References listed in PDB file
Key reference
Title A structural and thermodynamic escape mechanism from a drug resistant mutation of the HIV-1 protease.
Authors S.Vega, L.W.Kang, A.Velazquez-Campoy, Y.Kiso, L.M.Amzel, E.Freire.
Ref. Proteins, 2004, 55, 594-602. [DOI no: 10.1002/prot.20069]
PubMed id 15103623
Abstract
The efficacy of HIV-1 protease inhibition therapies is often compromised by the appearance of mutations in the protease molecule that lower the binding affinity of inhibitors while maintaining viable catalytic activity and substrate affinity. The V82F/I84V double mutation is located within the binding site cavity and affects all protease inhibitors in clinical use. KNI-764, a second-generation inhibitor currently under development, maintains significant potency against this mutation by entropically compensating for enthalpic losses, thus minimizing the loss in binding affinity. KNI-577 differs from KNI-764 by a single functional group critical to the inhibitor response to the protease mutation.
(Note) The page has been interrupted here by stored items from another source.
template <int RING>
__global__ __launch_bounds__(256, 2) void conv_wgrad9_kernel(Wgrad9Args a) {
    extern __shared__ __attribute__((aligned(16))) unsigned char smem[];
    const int tid = threadIdx.x, lane = tid & 63, wave = __builtin_amdgcn_readfirstlane(tid >> 6);
    const int g = lane >> 4, li = lane & 15;

    const int per_slice = a.tiles_k * a.tiles_c;
    const int L = xcd_linear(a.nsplit * per_slice);
    if (L < 0) return;
    const int slice = L / per_slice, rem = L - slice * per_slice;
    const int kt = rem % a.tiles_k, ct = rem / a.tiles_k;
    const int k0 = kt * 64, c0 = ct * 64;
    const int m_begin = slice * a.chunk;
    const int m_end = min(a.M, m_begin + a.chunk);
    const int nst = (m_end - m_begin + W9_BP - 1) / W9_BP;

    const int nins = (a.slab_rows + 7) >> 3;
    constexpr int W9_RING = RING * 32768;
    const int STAGE = RING ? W9_BP * 128 : W9_BP * 128 + nins * 1024;
    const int DY0 = RING ? W9_RING + 4096 : 0;
    const int ZOFF = RING ? DY0 + 2 * STAGE : 2 * STAGE;
    const unsigned smem_base = (unsigned)(uintptr_t)(const __attribute__((address_space(3))) unsigned char*)smem;
    if (RING && (smem_base & (unsigned)(W9_RING > 0 ? W9_RING - 1 : 0)) != 0) __builtin_trap();
    unsigned char* zero_p = smem + ZOFF;
    unsigned char* mask_st = zero_p + 1024;
    const unsigned zrow = smem_base + ZOFF;
    const int ringT = ((2 * a.W + 2 + 63) >> 6) << 6;

    const __amdgpu_buffer_rsrc_t rdy = __builtin_amdgcn_make_buffer_rsrc((void*)a.dy, 0, a.dy_bytes, 0x00020000);
    const __amdgpu_buffer_rsrc_t rx = __builtin_amdgcn_make_buffer_rsrc((void*)a.x, 0, a.x_bytes, 0x00020000);
    const __amdgpu_buffer_rsrc_t rtab =
        __builtin_amdgcn_make_buffer_rsrc((void*)a.table, 0, (unsigned)a.M * (unsigned)sizeof(GatherEntry), 0x00020000);
    if (wave == 0) w9_dma16(rx, zero_p, (int)0x80000000);

    const int prow = lane >> 3, pch = lane & 7;
    int ld_m = m_begin;
    int ld_s = 0;
    auto load_stage = [&](int buf) {
        unsigned char* Ks = smem + DY0 + buf * STAGE;
        unsigned char* Xs = Ks + W9_BP * 128;
        const int blk = (ld_s + (ringT >> 6)) & (RING ? RING * 4 - 1 : 3);
        const int nx = !RING ? nins : (ld_s == 0 ? (ringT >> 3) + 8 : (blk == 0 ? 12 : 8));
        const int np = 8 + nx + 1;
        for (int p = wave; p < np; p += 4) {
            if (p < 8) {
                const int row = p * 8 + prow, m = ld_m + row;
                const int ch = (((pch >> 1) ^ w9_swz(row)) << 1) | (pch & 1);
                w9_dma16(rdy, Ks + p * 1024, m < m_end ? m * (a.K * 2) + k0 * 2 + ch * 16 : (int)0x80000000);
            } else if (RING && p < 8 + nx) {
                int jj = p - 8;
                int pix, dst;
                if (ld_s == 0) {
                    pix = m_begin - (a.W + 1) - (ringT - 2 * a.W - 2) + jj * 8 + prow;
                    dst = jj * 1024;
                } else {
                    const bool mir = jj >= 8;
                    if (mir) jj -= 8;
                    pix = ld_m + (a.W + 1) + jj * 8 + prow;
                    dst = mir ? W9_RING + jj * 1024 : blk * 8192 + jj * 1024;
                }
                const int sr = jj * 8 + prow;
                const int ch = (((pch >> 1) ^ w9_swz(sr)) << 1) | (pch & 1);
                w9_dma16(rx, smem + dst, (unsigned)pix < (unsigned)a.M ? pix * (a.C * 2) + c0 * 2 + ch * 16 : (int)0x80000000);
            } else if (!RING && p < 8 + nins) {
                const int jj = p - 8, sr = jj * 8 + prow;
                const int pix = ld_m - (a.W + 1) + sr;
                const bool ok = sr < a.slab_rows && (unsigned)pix < (unsigned)a.M;
                const int ch = (((pch >> 1) ^ w9_swz(sr)) << 1) | (pch & 1);
                w9_dma16(rx, Xs + jj * 1024, ok ? pix * (a.C * 2) + c0 * 2 + ch * 16 : (int)0x80000000);
            } else {
                const int m = ld_m + lane;
                w9_dma4(rtab, mask_st + buf * 256, m < m_end ? m * (int)sizeof(GatherEntry) + 4 : (int)0x80000000);
            }
        }
        ld_m += W9_BP;
        ld_s += 1;
    };

    const int K2 = a.K * 2, C2 = a.C * 2;
    int dyb, xb, mb;
    {
        const int row = wave * 8 + prow;
        const int ch = (((pch >> 1) ^ w9_swz(row)) << 1) | (pch & 1);
        dyb = (m_begin + W9_BP + row) * K2 + k0 * 2 + ch * 16;
        xb = (m_begin + W9_BP + (RING ? a.W + 1 : -(a.W + 1)) + row) * C2 + c0 * 2 + ch * 16;
        mb = (m_begin + W9_BP + lane) * (int)sizeof(GatherEntry) + 4;
    }
    auto load_fast = [&](int buf) {
        unsigned char* Ks = smem + DY0 + buf * STAGE;
        w9_dma16(rdy, Ks + wave * 1024, dyb);
        w9_dma16(rdy, Ks + (wave + 4) * 1024, dyb + 32 * K2);
        if (RING) {
            const int rb = (ld_s + (ringT >> 6)) & (RING ? RING * 4 - 1 : 3);
            unsigned char* dst = smem + rb * 8192;
            w9_dma16(rx, dst + wave * 1024, xb);
            w9_dma16(rx, dst + (wave + 4) * 1024, xb + 32 * C2);
            if (rb == 0) w9_dma16(rx, smem + W9_RING + wave * 1024, xb);
        } else {
            unsigned char* Xs = Ks + W9_BP * 128;
            int o = 0;
            for (int jj = wave; jj < nins; jj += 4, o += 32 * C2) w9_dma16(rx, Xs + jj * 1024, xb + o);
        }
        if (wave == 0) w9_dma4(rtab, mask_st + buf * 256, mb);
        dyb += W9_BP * K2;
        xb += W9_BP * C2;
        mb += W9_BP * (int)sizeof(GatherEntry);
        ld_m += W9_BP;
        ld_s += 1;
    };

    const int lrow = g * 8 + (li >> 2);
    unsigned aaddr[4][2];
#pragma unroll
    for (int h = 0; h < 2; ++h) {
        const int row = lrow + h * 4;
#pragma unroll
        for (int i = 0; i < 4; ++i) aaddr[i][h] = smem_base + DY0 + row * 128 + ((i ^ w9_swz(row)) << 5) + (li & 3) * 8;
    }
    unsigned baddr[9][2];
#pragma unroll
    for (int t = 0; t < 9; ++t) {
        const int sh = (t / 3 - 1) * a.W + (t % 3 - 1);
#pragma unroll
        for (int h = 0; h < 2; ++h) {
            const int sr = lrow + h * 4 + (a.W + 1) + sh + (RING ? ringT - 2 * a.W - 2 : 0);
            baddr[t][h] = smem_base + (RING ? 0 : W9_BP * 128) + sr * 128 + ((wave ^ w9_swz(sr)) << 5) + (li & 3) * 8;
        }
    }
    const unsigned zaddr = zrow + (li & 3) * 8;
    const unsigned maddr = zrow + 1024 + lrow * 4;

    f32x4_t acc[9][4];
#pragma unroll
    for (int t = 0; t < 9; ++t)
#pragma unroll
        for (int i = 0; i < 4; ++i) acc[t][i] = f32x4_t{0.f, 0.f, 0.f, 0.f};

This single difference changes the response of the two inhibitors to the mutation by one order of magnitude. Accordingly, a structural understanding of the inhibitor response will provide important guidelines for the design of inhibitors that are less susceptible to mutations conveying drug resistance. The structures of the two compounds bound to the wild type and V82F/I84V HIV-1 protease have been determined by X-ray crystallography at 2.0 A resolution. The presence of two asymmetric functional groups, linked by rotatable bonds to the inhibitor scaffold, allows KNI-764 to adapt to the mutated binding site cavity more readily than KNI-577, with a single asymmetric group. Both inhibitors lose about 2.5 kcal/mol in binding enthalpy when facing the drug-resistant mutant protease; however KNI-764 gains binding entropy while KNI-577 loses binding entropy. The gain in binding entropy by KNI-764 accounts for its low susceptibility to the drug-resistant mutation. The heat capacity change associated with binding becomes more negative when KNI-764 binds to the mutant protease, consistent with increased desolvation. With KNI-577, the opposite effect is observed. Structurally, the crystallographic B factors increase for KNI-764 when it is bound to the drug-resistant mutant. The opposite is observed for KNI-577. Consistent with these observations, it appears that KNI-764 is able to gain binding entropy by a two-fold mechanism: it gains solvation entropy by burying itself deeper within the binding pocket and gains conformational entropy by losing interaction with the protease.
Figure 2.
Figure 2. The chemical structure of KNI-577 (left) and KNI-764 (right). Both inhibitors share the same allophenyl-norstatine scaffold at the P1 position (red) and the same functional groups at the P2 (blue) and P1 positions (green). The only difference is at the P2 position (magenta).
Figure 4.
Figure 4. Superposition of the complexes of KNI-764 (left) and KNI-577 (right) bound to wild-type (cyan) and double mutant (purple) protease.